(Data extracts):
*** Block opens ***

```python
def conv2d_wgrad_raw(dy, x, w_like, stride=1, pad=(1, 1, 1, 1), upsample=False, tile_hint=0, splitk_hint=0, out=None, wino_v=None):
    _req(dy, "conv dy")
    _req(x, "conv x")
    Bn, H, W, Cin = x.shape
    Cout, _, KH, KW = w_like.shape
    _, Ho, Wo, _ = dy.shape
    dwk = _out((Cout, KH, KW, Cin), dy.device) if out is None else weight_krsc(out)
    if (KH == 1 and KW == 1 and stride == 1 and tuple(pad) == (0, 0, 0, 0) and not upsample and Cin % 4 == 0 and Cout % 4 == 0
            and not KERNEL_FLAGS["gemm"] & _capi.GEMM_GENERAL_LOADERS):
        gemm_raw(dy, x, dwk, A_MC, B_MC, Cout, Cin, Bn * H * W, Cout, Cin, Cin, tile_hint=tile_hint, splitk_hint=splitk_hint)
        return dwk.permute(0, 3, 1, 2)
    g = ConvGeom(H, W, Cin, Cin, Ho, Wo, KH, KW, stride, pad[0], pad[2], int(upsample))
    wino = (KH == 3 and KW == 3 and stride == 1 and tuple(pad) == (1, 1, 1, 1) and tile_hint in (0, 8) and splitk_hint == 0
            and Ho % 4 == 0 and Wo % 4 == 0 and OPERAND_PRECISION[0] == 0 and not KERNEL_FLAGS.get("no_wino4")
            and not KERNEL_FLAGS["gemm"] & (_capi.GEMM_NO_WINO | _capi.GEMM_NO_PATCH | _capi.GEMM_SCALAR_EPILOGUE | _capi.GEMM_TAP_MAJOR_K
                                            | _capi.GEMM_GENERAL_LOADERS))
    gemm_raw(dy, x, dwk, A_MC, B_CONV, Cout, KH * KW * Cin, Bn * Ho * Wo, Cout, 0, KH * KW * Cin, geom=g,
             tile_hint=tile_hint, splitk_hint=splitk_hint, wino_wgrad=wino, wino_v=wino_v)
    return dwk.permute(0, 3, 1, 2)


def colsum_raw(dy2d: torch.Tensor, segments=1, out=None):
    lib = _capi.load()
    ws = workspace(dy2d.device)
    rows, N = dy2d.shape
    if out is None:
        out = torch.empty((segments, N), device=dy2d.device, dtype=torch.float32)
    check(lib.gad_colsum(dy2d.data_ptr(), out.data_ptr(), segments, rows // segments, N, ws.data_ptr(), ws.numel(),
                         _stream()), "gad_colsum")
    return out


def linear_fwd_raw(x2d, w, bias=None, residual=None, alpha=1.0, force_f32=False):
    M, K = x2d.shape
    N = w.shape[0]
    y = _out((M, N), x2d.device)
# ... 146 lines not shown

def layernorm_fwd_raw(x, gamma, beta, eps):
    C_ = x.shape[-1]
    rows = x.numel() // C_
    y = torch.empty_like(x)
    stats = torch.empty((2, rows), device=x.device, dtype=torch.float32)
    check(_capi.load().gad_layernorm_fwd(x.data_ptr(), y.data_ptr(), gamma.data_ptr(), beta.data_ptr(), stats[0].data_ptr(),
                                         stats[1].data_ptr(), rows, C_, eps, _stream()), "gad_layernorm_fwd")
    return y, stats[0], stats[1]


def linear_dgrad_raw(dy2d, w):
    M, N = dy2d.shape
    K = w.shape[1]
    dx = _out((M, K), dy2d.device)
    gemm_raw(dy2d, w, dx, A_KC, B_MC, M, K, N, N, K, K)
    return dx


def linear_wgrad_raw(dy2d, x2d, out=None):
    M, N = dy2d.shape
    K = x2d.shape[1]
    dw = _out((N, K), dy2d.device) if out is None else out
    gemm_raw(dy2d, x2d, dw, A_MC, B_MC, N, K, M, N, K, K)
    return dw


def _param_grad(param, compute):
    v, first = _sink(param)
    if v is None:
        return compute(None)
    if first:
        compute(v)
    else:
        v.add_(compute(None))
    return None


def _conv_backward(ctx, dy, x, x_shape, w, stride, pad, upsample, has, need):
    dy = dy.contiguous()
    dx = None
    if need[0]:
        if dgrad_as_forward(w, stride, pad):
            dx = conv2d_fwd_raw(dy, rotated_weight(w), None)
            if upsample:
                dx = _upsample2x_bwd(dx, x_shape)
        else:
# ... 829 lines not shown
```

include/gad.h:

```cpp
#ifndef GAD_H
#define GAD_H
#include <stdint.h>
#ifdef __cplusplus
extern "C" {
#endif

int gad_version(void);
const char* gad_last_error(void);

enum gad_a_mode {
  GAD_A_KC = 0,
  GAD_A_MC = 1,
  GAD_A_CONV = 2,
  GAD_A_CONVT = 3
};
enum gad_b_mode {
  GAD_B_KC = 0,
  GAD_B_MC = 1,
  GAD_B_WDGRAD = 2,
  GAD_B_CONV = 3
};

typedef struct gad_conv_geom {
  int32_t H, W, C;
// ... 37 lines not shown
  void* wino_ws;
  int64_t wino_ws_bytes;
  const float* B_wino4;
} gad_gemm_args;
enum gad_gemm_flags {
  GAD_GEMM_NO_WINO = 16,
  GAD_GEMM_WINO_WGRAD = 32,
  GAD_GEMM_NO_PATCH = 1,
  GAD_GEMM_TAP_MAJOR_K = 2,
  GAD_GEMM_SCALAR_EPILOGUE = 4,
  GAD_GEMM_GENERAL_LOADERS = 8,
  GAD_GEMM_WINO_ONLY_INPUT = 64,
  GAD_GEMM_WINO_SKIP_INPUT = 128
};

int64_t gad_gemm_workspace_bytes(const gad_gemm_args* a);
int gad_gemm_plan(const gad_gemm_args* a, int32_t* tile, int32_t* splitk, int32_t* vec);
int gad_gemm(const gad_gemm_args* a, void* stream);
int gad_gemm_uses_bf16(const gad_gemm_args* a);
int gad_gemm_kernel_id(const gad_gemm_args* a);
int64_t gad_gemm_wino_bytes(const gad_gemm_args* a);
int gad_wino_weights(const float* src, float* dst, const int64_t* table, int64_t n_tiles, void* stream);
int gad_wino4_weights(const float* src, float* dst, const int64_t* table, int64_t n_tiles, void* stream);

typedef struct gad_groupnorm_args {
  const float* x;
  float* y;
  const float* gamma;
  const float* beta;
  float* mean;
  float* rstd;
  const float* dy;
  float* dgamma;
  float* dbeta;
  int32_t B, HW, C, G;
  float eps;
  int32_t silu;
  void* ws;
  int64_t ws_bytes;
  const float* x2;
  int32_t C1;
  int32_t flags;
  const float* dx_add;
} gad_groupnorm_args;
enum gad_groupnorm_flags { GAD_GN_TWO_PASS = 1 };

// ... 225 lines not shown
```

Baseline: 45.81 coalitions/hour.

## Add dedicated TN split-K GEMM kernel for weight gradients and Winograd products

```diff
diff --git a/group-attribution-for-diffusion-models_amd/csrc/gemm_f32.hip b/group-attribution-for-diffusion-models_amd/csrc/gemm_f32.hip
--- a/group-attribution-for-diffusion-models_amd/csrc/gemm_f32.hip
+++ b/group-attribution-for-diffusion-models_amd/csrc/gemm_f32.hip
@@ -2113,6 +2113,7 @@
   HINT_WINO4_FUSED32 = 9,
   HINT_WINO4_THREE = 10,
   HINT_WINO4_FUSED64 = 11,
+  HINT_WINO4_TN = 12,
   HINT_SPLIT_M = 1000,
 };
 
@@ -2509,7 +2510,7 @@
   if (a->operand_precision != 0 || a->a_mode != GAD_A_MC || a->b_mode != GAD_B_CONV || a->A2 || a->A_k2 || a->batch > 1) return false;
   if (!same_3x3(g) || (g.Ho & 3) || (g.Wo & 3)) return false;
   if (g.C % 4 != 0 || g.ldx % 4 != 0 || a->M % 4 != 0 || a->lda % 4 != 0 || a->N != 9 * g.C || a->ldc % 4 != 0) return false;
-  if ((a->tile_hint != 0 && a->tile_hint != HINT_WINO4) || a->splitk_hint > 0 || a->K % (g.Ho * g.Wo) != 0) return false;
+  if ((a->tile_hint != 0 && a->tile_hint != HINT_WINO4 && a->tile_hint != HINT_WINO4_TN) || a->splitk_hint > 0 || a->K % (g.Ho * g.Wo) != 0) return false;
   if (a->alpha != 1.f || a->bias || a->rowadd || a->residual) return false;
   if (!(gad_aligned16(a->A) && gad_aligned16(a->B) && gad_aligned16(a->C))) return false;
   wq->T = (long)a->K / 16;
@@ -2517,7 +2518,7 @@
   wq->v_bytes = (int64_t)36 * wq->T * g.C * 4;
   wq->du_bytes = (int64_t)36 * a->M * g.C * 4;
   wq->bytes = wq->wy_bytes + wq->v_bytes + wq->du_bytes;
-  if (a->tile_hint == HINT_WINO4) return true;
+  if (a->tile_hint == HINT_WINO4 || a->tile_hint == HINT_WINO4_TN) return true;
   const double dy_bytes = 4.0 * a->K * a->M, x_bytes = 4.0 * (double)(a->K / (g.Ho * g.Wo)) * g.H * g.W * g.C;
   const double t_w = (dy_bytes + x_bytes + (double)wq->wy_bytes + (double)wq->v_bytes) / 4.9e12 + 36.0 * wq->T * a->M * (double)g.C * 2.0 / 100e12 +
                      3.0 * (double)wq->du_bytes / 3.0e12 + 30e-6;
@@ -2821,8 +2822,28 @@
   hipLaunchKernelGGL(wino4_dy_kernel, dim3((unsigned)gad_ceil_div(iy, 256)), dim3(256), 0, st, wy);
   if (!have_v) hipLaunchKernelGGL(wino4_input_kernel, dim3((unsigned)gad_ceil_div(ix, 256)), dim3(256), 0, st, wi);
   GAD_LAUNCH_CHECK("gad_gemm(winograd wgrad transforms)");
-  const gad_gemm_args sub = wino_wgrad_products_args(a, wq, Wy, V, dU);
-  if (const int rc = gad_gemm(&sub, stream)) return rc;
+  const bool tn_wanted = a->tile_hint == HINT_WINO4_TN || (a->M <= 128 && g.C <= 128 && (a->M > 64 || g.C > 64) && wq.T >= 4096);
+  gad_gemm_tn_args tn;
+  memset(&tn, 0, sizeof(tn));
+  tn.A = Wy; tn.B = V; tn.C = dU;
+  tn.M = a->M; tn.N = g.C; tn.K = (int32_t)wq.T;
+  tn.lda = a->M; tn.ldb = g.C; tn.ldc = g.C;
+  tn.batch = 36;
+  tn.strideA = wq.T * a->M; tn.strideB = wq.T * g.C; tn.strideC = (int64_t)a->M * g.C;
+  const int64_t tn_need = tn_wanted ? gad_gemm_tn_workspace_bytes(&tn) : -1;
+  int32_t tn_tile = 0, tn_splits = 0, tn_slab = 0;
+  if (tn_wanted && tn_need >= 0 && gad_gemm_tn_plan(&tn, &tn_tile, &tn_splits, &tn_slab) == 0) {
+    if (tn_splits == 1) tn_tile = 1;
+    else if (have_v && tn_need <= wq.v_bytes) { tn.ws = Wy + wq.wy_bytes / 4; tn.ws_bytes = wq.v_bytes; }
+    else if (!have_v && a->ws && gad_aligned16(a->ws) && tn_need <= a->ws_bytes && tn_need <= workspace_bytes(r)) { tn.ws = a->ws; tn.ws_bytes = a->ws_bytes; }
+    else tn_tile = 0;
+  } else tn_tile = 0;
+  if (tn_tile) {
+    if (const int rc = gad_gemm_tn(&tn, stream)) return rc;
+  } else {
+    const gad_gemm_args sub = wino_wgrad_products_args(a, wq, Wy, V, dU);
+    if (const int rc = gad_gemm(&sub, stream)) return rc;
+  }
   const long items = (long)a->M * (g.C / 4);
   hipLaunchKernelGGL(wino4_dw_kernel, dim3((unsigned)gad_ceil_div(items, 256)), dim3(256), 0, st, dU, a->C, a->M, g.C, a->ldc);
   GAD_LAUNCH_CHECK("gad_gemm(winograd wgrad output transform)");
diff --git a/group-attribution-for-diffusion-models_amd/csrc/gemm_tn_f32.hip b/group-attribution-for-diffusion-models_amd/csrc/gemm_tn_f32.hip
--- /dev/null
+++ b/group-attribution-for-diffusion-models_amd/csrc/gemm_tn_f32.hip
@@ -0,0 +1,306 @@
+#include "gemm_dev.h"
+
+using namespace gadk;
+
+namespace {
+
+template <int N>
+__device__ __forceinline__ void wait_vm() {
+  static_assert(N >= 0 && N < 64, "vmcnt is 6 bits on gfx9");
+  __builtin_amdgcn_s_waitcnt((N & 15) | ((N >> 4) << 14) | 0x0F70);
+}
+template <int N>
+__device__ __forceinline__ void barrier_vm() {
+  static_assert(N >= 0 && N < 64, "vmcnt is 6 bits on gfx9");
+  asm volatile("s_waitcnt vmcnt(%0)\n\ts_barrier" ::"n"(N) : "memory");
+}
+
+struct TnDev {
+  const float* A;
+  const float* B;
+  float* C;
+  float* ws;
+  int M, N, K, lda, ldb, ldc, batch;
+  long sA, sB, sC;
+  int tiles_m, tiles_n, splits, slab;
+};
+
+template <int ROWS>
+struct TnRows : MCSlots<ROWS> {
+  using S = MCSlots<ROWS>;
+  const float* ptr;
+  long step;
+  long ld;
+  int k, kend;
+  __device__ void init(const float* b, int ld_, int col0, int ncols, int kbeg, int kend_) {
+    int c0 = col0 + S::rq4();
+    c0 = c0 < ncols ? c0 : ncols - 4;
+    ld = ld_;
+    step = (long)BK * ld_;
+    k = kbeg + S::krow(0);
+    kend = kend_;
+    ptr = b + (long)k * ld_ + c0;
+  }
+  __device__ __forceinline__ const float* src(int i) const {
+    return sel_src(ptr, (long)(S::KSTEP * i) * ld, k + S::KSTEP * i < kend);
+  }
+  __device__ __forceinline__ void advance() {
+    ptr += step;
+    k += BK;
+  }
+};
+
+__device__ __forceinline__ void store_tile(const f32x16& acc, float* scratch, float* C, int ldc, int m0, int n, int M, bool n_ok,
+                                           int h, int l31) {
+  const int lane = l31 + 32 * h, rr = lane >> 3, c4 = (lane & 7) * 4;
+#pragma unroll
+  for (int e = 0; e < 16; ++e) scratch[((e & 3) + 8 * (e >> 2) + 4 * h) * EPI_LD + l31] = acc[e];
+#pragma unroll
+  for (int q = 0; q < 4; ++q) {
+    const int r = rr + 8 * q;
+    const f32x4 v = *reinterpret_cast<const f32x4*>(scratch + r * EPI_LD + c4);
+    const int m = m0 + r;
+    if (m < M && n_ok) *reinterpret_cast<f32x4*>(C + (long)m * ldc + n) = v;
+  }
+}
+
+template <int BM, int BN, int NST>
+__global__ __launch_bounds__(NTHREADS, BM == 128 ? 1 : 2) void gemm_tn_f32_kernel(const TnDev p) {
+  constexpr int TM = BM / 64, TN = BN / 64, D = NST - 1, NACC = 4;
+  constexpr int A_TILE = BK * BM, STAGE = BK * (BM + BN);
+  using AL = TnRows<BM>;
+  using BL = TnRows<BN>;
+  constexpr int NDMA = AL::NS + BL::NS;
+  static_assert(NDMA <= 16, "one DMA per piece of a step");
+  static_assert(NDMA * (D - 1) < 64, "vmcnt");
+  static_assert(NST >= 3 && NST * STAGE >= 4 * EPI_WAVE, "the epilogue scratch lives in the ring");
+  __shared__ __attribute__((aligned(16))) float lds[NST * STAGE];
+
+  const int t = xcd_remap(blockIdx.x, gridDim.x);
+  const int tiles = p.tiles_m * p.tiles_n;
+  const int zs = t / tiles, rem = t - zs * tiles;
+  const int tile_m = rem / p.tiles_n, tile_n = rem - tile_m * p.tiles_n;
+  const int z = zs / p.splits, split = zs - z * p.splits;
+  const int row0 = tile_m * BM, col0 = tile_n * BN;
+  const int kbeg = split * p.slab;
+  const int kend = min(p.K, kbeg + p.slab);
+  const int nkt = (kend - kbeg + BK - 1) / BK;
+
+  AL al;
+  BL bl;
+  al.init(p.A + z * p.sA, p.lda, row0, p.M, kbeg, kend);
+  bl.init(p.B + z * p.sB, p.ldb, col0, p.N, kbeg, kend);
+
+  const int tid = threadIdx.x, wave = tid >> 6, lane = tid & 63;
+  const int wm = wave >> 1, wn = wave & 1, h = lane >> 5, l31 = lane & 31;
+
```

*** Block closes ***

(Exercise requirements): Find "include" in the preceding records. Copy each line that holds it.

(Exercise result):
include/gad.h:
#include <stdint.h>
+#include "gemm_dev.h"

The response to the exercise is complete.